*** DATA SHOWN ***

# djukic14/BlockSparseMatrices.jl

Hardware: AMD Instinct MI355X
Metric: fp64 block-SpMV GB/s (VBCRS mul!, algorithmic bytes / time) (higher is better)
Workload: dtype f64

## Files before the change

blocksparsematrices.jl_amd/csrc/bsm_analysis.cpp:

```cpp
#include "bsm_analysis.h"

#include <algorithm>
#include <cassert>
#include <chrono>
#include <cmath>
#include <cstdio>
#include <cstdlib>
#include <cstring>
#include <numeric>
#include <set>
#include <thread>
#include <tuple>
#include <unordered_map>

namespace bsm {

Tunables Tunables::from_env() {
    Tunables t;
    auto geti = [](const char *name, int64_t dflt) -> int64_t {
        const char *s = std::getenv(name);
        if (!s || !*s) return dflt;
        return std::strtoll(s, nullptr, 10);
    };
    t.split2_bytes = geti("BSM_SPLIT2_BYTES", t.split2_bytes);
// ... 207 lines not shown
struct Item {
    int64_t group;
    int64_t s_begin, s_end;
    int64_t bytes;
    int nw;
    int32_t color;
};

struct C64h {
    float re, im;
};
struct C128h {
    double re, im;
};
template <typename U> inline const U &stored(const U &v) { return v; }
inline float stored(double v) { return (float)v; }
inline C64h stored(const C128h &v) { return C64h{(float)v.re, (float)v.im}; }

template <typename U, typename V = U>
void pack_chunk_perm(const V *src, int64_t ld, int ra, int mc, int64_t n, const int32_t *dstpos, int E,
                     bool trans, U *dst) {
    for (int64_t w = 0; w < n; w++) {
        const int64_t mp = dstpos[w];
        U *d = dst + ((mp / E) * mc) * E + (mp % E);
        if (!trans) {
            const V *col = src + ra + w * ld;
            for (int i = 0; i < mc; i++) d[(int64_t)i * E] = stored(col[i]);
        } else {
            const V *row = src + w + (int64_t)ra * ld;
            for (int i = 0; i < mc; i++) d[(int64_t)i * E] = stored(row[(int64_t)i * ld]);
        }
    }
}

template <typename U, typename V = U>
void pack_chunk(const V *src, int64_t ld, int ra, int mc, int64_t n, int64_t woff, int E, bool trans,
                U *dst) {
    const int64_t s_first = woff / E, s_last = (woff + n - 1) / E;
    for (int64_t s = s_first; s <= s_last; s++) {
        const int64_t w0 = s * E - woff;
        const int e_lo = (int)std::max<int64_t>(0, -w0);
        const int e_hi = (int)std::min<int64_t>(E, n - w0);
        U *d = dst + (s * mc) * E;
        if (!trans) {
            for (int e = e_lo; e < e_hi; e++) {
                const V *col = src + ra + (w0 + e) * ld;
                for (int i = 0; i < mc; i++) d[(int64_t)i * E + e] = stored(col[i]);
            }
        } else {
            for (int i = 0; i < mc; i++) {
                const V *row = src + w0 + (int64_t)(ra + i) * ld;
                for (int e = e_lo; e < e_hi; e++) d[(int64_t)i * E + e] = stored(row[e]);
            }
        }
    }
}

struct U16 {
    uint64_t a, b;
};

uint64_t hash_list(const int64_t *p, int64_t n) {
    uint64_t h = 0xcbf29ce484222325ull ^ (uint64_t)n;
    for (int64_t i = 0; i < n; i++) {
        h ^= (uint64_t)p[i];
        h *= 0x100000001b3ull;
        h ^= h >> 29;
    }
    return h;
}

}

namespace {
int64_t count_scale_waves(const std::vector<uint8_t> &cover, int64_t own_lo, int64_t own_hi);
}

struct Analysis::BuildState {
    bool sym = false;
    bool colored = false;
    int64_t nb = 0;
    int64_t own_lo = 0, own_hi = 0;
    std::vector<Chunk> chunks;
    std::vector<Group> groups;
    std::vector<const int64_t *> glist;
    std::vector<int32_t> colpos;
    std::vector<uint8_t> ckind;
    std::vector<uint8_t> group_perm;
    std::vector<int64_t> layout;
    uint64_t val_units = 0;
    std::vector<uint8_t> cover;
    std::vector<int32_t> group_color;
    int32_t ncolors_fused = 1;
    std::vector<Item> items;
    bool use_window = false;
    std::unordered_map<uint64_t, int32_t> cuts;
    std::vector<int64_t> item_wg;
    int64_t nwg_items = 0;
    std::vector<int64_t> wg_perm;
};

std::string Analysis::build(int mtype_, int dtype_, int64_t nrows_, int64_t ncols_,
                            const std::vector<BlockIn> &blocks, const AnalysisOptions &opt_) {
    mtype = mtype_;
    dtype = dtype_;
    nrows = nrows_;
    ncols = ncols_;
    opt = opt_;
    tun = Tunables::from_env();
    const bool timing = std::getenv("BSM_TIMING") != nullptr;
    auto t_last = std::chrono::steady_clock::now();
    auto lap = [&](const char *what) {
        if (!timing) return;
        auto now = std::chrono::steady_clock::now();
        std::fprintf(stderr, "[bsm analysis] %-28s %8.1f ms\n", what,
                     std::chrono::duration<double, std::milli>(now - t_last).count());
        t_last = now;
    };
    BuildState st;
    std::string err = stage_validate(blocks, st);
    if (!err.empty()) return err;
    lap("validate");
    bool colour_oom = false;
    if (opt.meta_only) {
        reference_colourings(blocks, colour_oom);
        return colour_oom ? "out of host memory (colouring)" : "";
    }
    if (!(err = stage_row_groups(blocks, st)).empty()) return err;
    if (!(err = stage_merge_columns(blocks, st)).empty()) return err;
    lap("groups + column lists");
    if (!(err = stage_accumulation(blocks, st)).empty()) return err;
    lap("exclusivity / fused colours");
    std::thread colour_thread([&] { reference_colourings(blocks, colour_oom); });
    struct Joiner {
        std::thread &t;
        ~Joiner() {
            if (t.joinable()) t.join();
        }
    } colour_join{colour_thread};
    stage_work_items(st);
    if (plan_cuts(st)) {
        if (!(err = stage_row_groups(blocks, st)).empty()) return err;
        if (!(err = stage_merge_columns(blocks, st)).empty()) return err;
        if (!(err = stage_accumulation(blocks, st)).empty()) return err;
        stage_work_items(st);
        assert(st.nwg_items + (count_scale_waves(st.cover, st.own_lo, st.own_hi) + kWavesPerWg - 1) / kWavesPerWg <= resident_capacity());
        lap("row cuts: groups again");
    }
    stage_dispatch_order(st);
    stage_place_values(st);
    lap("work items + value placement");
    if (!(err = stage_pack_values(blocks, st)).empty()) return err;
    lap("pack values");
    stage_waves(st);
    stage_windows(st);
    if (!(err = stage_gather_index(st)).empty()) return err;
    lap("schedule");
    colour_thread.join();
    lap("reference colourings (tail not hidden by packing)");
    if (colour_oom) return "out of host memory (colouring)";
    return "";
}
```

*** End of DATA SHOWN ***

§ **TASK ITEM**:
Please give, as a bare number, how many lines in the listing above contain "BuildState".

§ **RESPONSE BELOW**:
2